Efforts have been made accordingly to find better, fast and efficient techniques for nonuniform data sampling and data reconstruction such that one can reconstruct an object of interest from nonuniform data sampling with limit data points, and/or can convert from digital type (i.e., some data points) to analog type (i.e., a corresponding image), or vice versa.
However, among other things, standard methods of signal processing and data sampling encounter several problems as follows:
First, these methods often are not local due to the infinite range of the band limited function model utilized by these methods.
Second, these methods are not multi-dimensional, i.e., they do not work well for signals related to time series, images, 3-D images, spectral images as well as samples of any high dimensional images with dimension larger than 3.
Third, these methods are normally not that fast. In fact, standard methods based on Fast Fourier Transformation (“FFT”) are currently fastest methods one can get. Still, in an ideal situation, it has an order of a computational complexity NlogN that is slow when N is large, where N is the order of the samples.

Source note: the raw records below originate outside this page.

diff --git a/this_and_that_vdm_amd/csrc/gemm_pp.hip b/this_and_that_vdm_amd/csrc/gemm_pp.hip
--- a/this_and_that_vdm_amd/csrc/gemm_pp.hip
+++ b/this_and_that_vdm_amd/csrc/gemm_pp.hip
@@ -36,9 +36,17 @@
   const int KS = p.k0 >> 6;
   const int nwg = gridDim.x;
   const int ntiles = p.tiles_m * p.tiles_n;
-  const int my_tiles = (int)blockIdx.x < ntiles ? (ntiles - 1 - (int)blockIdx.x) / nwg + 1 : 0;
-  const int S = my_tiles * KS;
+  const int wj = (nwg & 7) ? (int)blockIdx.x : ((int)blockIdx.x & 7) * (nwg >> 3) + ((int)blockIdx.x >> 3);
+  const int t_first = (int)((long)wj * ntiles / nwg);
+  const int my_tiles = p.walk ? (int)((long)(wj + 1) * ntiles / nwg) - t_first
+                              : ((int)blockIdx.x < ntiles ? (ntiles - 1 - (int)blockIdx.x) / nwg + 1 : 0);
+  int w_m0 = t_first / p.tiles_n * BM, w_n0 = t_first % p.tiles_n * BN;
   auto tile_of = [&](int it, int& m0, int& n0) {
+    if (p.walk) {
+      if (it > 0) { w_n0 += BN; if (w_n0 >= p.n) { w_n0 = 0; w_m0 += BM; } }
+      m0 = w_m0; n0 = w_n0;
+      return;
+    }
     const int bid = xcd_remap(it * nwg + (int)blockIdx.x, ntiles);
     const int gm = p.group_m, per_group = gm * p.tiles_n;
     const int g = bid / per_group, first = g * gm, rows = min(gm, p.tiles_m - first), rem = bid - g * per_group;
@@ -47,15 +55,17 @@
   };
   int pv[4][2];
   int p_it = 0, p_ks = 0;
-  int q_m0[2] = {0, 0}, q_n0[2] = {0, 0};
+  int q_m0a = 0, q_m0b = 0, q_n0a = 0, q_n0b = 0;
   auto producer_tile = [&](int it) {
     int m0 = 0, n0 = 0;
     const bool ok = it < my_tiles;
     if (ok) tile_of(it, m0, n0);
-    if (it & 1) { q_m0[1] = m0; q_n0[1] = n0; } else { q_m0[0] = m0; q_n0[0] = n0; }
+    if (it & 1) { q_m0b = m0; q_n0b = n0; } else { q_m0a = m0; q_n0a = n0; }
+    int t = tid;
+    asm volatile("" : "+v"(t));
 #pragma unroll
     for (int i = 0; i < 2; ++i) {
-      const int c = i * 512 + tid, rr = c >> 3, ch = (c & 7) ^ tile_swz<CPR>(rr);
+      const int c = i * 512 + t, rr = c >> 3, ch = (c & 7) ^ tile_swz<CPR>(rr);
       const int ar = HALF ? rr : (rr >> 6) * 128 + (rr & 63), br = (rr >> 5) * 64 + (rr & 31);
       pv[0][i] = (ok && m0 + ar < p.m) ? (int)(((long)(m0 + ar) * p.lda0 + ch * 8) * ES) : kInv;
       pv[1][i] = (!HALF && ok && m0 + ar + 64 < p.m) ? (int)(((long)(m0 + ar + 64) * p.lda0 + ch * 8) * ES) : kInv;
@@ -91,8 +101,9 @@
 #pragma unroll
       for (int r = 0; r < 16; ++r) acc[i][j][r] = 0.f;
   float ln_s[FM], ln_q[FM];
-#pragma unroll
-  for (int i = 0; i < FM; ++i) ln_s[i] = ln_q[i] = 0.f;
+  float ln_rs[FM];
+#pragma unroll
+  for (int i = 0; i < FM; ++i) { ln_s[i] = ln_q[i] = 0.f; ln_rs[i] = 1.0f; }
 
   const unsigned lds_base = lds_addr(smem);
   unsigned a_addr[2][4], b_addr[4];
@@ -118,12 +129,11 @@
 #pragma unroll
     for (int ks = 0; ks < 4; ++ks) bf[ks] = lds_read16_raw(sbase + (2 + j) * REG + b_addr[ks]);
   };
-  int c_ks = 0, c_it = 0;
   constexpr bool ZERO_BY_MFMA = GEGLU != 0;
-  auto mma = [&](auto i2_tag, auto j_tag) {
+  auto mma = [&](auto i2_tag, auto j_tag, auto first_tag) {
     constexpr int I2 = decltype(i2_tag)::value, J = decltype(j_tag)::value;
     __builtin_amdgcn_s_setprio(1);
-    if (ZERO_BY_MFMA && c_ks == 0) {
+    if constexpr (ZERO_BY_MFMA && decltype(first_tag)::value) {
       f32x16_t z;
 #pragma unroll
       for (int r = 0; r < 16; ++r) z[r] = 0.f;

Fourth, these methods may not be easily utilized in association with parallel processing because the non-localization due to the infinite range of the band limited function model utilized by these methods, which further limits the ability of these methods to take advantages of computing power offered by parallel processing.
Therefore, there is a need to develop system and methods for nonuniform sampling and applications of data representing an object to address the aforementioned deficiencies and inadequacies.